AIM OF THE EXERCISE: Check the records below line by line, and report how many lines include the string "nullptr". No other words are needed.

Source records
#####
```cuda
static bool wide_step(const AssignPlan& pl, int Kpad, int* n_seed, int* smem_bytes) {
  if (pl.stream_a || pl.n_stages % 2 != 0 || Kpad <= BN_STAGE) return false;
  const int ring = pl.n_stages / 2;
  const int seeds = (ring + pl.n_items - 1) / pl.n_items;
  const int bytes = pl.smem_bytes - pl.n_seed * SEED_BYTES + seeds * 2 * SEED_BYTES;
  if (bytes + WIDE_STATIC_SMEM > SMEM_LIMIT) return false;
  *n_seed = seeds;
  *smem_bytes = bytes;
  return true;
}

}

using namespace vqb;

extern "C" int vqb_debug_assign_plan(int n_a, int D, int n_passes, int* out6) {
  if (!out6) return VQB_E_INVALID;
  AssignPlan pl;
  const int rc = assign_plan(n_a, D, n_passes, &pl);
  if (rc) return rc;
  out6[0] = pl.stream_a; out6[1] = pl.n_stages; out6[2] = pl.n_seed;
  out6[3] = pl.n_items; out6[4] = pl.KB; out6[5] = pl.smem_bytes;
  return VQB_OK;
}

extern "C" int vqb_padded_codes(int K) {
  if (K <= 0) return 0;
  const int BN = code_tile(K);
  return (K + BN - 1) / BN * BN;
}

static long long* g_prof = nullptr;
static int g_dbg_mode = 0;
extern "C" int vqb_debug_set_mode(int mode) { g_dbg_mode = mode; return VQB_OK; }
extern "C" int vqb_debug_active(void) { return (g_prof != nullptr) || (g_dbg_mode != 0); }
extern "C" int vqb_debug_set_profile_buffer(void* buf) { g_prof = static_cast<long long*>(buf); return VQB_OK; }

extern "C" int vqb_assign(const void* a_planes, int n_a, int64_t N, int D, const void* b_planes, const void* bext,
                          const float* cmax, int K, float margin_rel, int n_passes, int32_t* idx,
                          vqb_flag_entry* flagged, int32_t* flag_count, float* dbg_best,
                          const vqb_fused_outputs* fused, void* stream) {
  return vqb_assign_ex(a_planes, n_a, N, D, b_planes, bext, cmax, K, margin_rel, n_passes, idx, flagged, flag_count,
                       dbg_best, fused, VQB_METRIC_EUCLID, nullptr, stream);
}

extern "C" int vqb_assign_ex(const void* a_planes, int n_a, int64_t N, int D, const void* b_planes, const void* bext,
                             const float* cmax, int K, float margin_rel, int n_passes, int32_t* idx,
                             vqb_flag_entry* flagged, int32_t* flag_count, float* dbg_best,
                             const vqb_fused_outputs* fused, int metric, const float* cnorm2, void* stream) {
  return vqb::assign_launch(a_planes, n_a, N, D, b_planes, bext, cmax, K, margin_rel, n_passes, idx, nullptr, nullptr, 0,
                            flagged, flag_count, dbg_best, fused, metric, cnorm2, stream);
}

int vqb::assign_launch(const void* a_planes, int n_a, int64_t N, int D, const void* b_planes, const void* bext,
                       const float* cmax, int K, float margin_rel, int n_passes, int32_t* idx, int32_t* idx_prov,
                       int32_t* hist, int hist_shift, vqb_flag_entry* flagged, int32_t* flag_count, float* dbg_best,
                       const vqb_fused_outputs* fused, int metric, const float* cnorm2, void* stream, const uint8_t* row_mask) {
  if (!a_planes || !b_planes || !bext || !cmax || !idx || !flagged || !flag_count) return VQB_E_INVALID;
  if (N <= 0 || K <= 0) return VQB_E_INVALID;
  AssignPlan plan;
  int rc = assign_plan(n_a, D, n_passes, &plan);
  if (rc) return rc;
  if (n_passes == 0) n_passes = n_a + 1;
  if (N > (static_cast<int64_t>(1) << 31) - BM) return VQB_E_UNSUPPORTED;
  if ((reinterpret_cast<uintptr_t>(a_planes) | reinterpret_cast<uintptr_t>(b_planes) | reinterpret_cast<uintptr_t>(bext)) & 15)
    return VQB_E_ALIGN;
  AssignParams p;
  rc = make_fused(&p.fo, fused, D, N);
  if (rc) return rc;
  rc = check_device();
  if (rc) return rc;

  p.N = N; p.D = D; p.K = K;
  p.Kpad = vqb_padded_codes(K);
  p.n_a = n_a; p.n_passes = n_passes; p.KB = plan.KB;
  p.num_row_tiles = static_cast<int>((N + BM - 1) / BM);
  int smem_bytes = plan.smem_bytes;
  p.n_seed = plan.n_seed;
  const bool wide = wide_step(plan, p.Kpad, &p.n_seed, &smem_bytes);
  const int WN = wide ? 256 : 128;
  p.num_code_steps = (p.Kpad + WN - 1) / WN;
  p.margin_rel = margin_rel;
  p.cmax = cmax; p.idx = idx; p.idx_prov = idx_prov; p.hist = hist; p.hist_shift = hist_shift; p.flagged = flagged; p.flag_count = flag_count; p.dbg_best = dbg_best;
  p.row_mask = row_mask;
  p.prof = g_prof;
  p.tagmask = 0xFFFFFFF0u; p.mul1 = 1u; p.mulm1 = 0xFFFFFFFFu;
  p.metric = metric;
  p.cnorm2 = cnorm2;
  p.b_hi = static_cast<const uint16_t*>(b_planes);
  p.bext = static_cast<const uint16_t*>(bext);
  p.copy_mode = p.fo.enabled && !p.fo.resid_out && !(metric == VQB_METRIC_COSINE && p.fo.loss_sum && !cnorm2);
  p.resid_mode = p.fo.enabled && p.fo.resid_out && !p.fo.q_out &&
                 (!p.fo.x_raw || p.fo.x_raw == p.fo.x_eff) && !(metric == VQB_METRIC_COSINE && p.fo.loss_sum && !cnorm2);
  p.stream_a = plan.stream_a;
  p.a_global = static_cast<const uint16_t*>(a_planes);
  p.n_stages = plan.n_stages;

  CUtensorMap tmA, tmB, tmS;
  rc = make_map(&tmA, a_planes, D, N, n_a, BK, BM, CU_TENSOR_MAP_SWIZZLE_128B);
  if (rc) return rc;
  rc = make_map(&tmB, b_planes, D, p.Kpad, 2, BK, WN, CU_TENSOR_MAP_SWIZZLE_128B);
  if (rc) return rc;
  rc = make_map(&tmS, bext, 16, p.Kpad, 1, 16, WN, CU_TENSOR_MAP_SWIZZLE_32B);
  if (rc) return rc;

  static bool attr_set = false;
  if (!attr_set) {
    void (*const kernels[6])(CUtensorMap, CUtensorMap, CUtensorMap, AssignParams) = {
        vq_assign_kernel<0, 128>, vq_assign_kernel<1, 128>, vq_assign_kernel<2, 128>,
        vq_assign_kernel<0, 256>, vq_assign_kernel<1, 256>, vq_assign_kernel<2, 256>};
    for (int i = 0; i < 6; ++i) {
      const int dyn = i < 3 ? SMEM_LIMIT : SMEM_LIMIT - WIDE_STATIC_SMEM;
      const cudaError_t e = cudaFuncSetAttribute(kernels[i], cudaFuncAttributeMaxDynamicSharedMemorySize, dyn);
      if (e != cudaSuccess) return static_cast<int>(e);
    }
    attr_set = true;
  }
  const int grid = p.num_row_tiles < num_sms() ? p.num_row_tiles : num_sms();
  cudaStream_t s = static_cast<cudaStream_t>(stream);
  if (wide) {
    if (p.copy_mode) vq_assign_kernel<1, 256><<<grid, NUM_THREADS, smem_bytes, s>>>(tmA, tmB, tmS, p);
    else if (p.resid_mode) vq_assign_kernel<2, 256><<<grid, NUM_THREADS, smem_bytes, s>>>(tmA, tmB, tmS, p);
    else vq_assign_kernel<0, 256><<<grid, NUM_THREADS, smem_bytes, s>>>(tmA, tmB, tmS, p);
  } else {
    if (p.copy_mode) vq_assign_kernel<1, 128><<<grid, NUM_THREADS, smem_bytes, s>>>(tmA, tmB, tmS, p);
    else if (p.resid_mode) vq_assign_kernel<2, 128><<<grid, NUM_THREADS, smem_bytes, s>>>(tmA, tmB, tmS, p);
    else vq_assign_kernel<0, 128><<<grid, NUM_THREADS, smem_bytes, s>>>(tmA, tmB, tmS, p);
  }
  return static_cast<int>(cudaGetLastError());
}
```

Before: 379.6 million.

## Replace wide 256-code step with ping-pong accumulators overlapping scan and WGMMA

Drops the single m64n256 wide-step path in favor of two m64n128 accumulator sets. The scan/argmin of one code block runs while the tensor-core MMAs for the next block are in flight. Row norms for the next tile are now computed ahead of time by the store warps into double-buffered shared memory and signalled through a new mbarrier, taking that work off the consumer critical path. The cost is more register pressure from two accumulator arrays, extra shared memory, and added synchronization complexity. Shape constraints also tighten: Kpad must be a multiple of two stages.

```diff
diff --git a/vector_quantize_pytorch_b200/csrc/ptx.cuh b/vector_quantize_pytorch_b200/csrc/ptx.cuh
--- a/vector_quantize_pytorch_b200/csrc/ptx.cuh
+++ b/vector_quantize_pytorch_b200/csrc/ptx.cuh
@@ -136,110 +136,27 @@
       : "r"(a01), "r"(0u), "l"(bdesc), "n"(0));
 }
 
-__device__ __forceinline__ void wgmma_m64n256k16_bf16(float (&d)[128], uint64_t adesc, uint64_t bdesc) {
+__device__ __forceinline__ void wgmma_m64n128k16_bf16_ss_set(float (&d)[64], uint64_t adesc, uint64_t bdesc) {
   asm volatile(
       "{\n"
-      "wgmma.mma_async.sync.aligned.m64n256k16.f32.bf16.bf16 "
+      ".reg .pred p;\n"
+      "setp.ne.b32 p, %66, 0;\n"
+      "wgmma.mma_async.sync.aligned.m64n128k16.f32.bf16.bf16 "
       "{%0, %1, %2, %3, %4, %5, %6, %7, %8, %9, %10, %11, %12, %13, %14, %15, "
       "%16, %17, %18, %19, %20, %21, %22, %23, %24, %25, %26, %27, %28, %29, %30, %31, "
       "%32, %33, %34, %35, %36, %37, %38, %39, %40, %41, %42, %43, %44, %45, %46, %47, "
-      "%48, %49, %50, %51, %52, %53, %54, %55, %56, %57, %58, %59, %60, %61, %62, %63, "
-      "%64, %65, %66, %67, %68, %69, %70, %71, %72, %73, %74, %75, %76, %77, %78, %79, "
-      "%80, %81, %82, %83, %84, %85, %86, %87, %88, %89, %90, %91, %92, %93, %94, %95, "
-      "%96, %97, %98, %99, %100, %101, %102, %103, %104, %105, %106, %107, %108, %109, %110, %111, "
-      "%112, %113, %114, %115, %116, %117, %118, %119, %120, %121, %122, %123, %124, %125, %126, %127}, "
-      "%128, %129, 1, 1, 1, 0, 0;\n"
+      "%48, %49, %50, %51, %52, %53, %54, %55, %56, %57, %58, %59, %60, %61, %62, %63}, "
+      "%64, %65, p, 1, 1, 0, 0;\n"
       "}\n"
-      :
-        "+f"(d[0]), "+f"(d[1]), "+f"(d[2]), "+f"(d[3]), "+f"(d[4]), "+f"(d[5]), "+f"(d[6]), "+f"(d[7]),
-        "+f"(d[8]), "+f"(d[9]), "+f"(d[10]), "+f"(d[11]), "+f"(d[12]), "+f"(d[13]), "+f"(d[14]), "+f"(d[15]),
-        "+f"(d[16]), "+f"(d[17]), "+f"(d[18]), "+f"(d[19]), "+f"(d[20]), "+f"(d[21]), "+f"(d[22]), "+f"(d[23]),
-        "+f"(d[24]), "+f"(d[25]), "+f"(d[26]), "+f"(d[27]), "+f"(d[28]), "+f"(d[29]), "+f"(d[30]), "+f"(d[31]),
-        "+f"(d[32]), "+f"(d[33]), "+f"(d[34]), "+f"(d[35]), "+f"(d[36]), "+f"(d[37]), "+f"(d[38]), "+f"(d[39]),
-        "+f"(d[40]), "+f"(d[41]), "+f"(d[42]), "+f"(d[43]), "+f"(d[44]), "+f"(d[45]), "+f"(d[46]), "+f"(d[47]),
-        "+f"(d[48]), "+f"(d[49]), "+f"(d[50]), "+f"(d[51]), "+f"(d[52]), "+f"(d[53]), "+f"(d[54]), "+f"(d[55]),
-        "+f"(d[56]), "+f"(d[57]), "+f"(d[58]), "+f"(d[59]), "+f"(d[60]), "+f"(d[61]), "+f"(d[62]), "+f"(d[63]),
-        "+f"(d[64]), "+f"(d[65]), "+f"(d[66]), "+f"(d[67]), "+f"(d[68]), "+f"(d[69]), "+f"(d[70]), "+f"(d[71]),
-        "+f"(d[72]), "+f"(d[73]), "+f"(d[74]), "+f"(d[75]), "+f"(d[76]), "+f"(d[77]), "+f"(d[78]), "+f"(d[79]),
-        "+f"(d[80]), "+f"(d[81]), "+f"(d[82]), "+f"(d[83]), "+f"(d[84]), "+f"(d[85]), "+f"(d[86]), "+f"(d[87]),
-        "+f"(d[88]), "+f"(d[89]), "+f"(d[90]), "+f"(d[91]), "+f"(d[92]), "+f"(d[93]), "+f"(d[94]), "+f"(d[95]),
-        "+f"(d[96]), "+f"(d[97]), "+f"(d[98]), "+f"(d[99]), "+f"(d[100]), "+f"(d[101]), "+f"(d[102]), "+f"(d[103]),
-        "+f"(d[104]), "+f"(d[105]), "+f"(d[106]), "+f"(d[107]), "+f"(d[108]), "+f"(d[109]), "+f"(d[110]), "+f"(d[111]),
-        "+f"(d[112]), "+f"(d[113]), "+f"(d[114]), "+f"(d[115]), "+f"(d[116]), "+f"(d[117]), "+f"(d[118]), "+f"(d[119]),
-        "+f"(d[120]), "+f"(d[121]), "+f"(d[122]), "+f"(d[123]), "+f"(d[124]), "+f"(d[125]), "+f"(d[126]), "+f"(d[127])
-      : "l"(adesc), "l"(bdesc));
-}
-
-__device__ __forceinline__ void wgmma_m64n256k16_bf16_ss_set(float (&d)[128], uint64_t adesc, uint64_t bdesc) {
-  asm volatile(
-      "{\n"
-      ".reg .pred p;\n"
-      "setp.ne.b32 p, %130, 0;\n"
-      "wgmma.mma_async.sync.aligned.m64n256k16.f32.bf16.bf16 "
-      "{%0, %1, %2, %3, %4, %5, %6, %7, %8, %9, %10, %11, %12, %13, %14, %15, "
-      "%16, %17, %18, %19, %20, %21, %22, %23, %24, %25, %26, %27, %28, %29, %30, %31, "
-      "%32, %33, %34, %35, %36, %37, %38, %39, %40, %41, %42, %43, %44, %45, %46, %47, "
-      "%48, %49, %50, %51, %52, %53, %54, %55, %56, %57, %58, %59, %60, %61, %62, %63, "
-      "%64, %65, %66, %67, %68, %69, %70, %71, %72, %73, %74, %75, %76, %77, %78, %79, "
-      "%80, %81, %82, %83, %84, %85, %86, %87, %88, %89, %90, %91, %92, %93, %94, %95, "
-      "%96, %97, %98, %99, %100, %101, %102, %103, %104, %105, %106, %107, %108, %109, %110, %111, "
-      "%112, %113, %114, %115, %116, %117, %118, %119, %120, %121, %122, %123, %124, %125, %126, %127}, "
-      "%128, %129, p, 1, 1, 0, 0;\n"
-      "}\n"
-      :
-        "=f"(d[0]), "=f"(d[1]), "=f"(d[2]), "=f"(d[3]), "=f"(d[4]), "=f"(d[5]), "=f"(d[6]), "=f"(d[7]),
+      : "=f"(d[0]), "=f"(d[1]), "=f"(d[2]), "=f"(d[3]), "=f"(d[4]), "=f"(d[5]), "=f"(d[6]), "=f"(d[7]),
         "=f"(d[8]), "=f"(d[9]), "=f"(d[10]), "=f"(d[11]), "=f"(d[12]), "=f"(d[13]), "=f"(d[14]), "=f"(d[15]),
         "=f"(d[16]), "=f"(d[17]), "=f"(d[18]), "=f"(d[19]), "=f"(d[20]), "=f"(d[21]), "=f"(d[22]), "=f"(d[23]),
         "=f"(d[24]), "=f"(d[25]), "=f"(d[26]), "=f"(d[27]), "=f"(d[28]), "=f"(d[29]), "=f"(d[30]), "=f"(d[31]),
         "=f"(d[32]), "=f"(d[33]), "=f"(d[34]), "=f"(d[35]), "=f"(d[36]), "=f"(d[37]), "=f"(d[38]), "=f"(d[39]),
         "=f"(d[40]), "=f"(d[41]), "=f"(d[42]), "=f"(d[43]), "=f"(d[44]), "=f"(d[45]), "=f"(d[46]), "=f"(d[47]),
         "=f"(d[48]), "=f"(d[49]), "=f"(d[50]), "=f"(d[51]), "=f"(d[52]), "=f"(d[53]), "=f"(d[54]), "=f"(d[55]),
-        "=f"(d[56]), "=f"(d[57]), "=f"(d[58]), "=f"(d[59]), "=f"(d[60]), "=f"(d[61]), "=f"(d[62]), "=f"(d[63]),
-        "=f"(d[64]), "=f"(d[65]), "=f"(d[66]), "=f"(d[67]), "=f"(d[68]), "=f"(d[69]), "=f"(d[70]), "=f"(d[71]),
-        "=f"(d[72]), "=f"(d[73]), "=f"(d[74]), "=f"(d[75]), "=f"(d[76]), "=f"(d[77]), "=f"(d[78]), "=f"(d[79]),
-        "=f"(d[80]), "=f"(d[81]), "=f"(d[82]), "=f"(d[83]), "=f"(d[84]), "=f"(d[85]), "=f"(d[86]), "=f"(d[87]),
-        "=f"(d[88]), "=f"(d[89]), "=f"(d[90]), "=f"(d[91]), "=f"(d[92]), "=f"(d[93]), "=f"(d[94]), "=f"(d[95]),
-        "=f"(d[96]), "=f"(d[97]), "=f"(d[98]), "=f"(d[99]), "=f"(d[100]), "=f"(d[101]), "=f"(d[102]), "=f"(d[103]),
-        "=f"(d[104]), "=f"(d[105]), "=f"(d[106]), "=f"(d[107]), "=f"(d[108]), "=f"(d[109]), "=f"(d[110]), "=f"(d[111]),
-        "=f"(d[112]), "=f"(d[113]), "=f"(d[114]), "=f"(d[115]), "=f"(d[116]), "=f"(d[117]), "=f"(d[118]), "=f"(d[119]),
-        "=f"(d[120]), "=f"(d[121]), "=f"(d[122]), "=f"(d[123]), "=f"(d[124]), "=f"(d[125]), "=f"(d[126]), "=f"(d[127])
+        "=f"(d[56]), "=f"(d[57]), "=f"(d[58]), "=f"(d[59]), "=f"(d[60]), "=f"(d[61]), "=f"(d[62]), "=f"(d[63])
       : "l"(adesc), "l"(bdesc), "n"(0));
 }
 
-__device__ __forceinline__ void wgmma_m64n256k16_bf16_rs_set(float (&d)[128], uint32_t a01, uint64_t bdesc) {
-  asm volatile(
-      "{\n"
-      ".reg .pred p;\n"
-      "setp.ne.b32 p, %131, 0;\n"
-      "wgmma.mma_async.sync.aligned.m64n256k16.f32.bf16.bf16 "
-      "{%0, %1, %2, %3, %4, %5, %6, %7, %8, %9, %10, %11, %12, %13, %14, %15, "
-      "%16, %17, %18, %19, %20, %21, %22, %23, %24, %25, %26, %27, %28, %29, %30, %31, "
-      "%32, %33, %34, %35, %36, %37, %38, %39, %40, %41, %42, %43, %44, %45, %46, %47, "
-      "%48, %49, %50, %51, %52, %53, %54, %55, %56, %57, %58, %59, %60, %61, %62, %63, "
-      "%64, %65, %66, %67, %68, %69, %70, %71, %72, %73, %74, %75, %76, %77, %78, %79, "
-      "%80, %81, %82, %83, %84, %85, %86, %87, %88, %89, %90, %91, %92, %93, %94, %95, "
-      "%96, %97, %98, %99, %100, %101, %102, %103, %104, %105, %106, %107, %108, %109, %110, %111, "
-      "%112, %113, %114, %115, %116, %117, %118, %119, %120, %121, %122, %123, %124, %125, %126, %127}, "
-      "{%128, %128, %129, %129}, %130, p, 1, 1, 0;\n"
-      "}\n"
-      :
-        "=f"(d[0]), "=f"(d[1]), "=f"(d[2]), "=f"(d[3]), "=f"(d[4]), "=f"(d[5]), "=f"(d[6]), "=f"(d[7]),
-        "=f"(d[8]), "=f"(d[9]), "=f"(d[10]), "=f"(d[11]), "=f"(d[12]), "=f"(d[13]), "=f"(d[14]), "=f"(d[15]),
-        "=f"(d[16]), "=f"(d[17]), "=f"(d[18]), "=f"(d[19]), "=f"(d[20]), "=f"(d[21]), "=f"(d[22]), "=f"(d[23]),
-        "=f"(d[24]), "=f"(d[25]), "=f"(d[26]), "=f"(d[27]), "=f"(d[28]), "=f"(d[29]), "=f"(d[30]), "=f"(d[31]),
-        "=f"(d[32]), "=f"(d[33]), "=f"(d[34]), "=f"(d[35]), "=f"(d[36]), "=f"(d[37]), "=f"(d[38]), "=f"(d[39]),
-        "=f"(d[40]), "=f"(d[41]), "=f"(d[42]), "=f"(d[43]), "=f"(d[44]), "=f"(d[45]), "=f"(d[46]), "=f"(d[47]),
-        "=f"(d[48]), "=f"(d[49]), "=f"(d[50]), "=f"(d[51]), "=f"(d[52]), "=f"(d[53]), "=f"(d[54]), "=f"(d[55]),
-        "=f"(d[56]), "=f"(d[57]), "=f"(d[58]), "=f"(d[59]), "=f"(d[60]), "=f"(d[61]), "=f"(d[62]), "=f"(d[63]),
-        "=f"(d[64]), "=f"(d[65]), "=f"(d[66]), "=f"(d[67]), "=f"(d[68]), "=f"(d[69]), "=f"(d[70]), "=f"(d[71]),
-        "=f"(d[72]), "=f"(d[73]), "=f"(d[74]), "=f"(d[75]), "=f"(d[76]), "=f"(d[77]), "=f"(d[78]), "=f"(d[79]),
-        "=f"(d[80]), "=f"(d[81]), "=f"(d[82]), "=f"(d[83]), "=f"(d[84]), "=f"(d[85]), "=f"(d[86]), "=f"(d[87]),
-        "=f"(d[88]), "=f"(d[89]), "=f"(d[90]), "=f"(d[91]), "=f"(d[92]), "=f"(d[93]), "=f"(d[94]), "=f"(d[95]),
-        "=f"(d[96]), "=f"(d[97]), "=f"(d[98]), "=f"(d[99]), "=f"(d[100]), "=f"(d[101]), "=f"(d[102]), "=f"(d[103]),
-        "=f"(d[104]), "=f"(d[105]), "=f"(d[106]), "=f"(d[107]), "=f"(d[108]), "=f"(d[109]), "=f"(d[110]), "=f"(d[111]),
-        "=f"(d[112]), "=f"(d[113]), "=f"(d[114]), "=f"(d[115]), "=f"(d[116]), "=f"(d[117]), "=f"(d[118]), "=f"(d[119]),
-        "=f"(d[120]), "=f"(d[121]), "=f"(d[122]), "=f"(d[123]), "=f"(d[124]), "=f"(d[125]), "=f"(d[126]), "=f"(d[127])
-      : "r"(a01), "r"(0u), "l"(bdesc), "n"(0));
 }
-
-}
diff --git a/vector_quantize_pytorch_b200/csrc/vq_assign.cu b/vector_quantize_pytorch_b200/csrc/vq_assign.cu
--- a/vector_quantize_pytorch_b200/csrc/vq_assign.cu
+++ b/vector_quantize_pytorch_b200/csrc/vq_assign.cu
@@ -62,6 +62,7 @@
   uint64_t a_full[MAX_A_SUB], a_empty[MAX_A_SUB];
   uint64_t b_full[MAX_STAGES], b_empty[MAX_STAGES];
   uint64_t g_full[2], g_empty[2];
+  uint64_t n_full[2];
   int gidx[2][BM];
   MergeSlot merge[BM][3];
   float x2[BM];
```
#####
WRITTEN RESPONSE: 4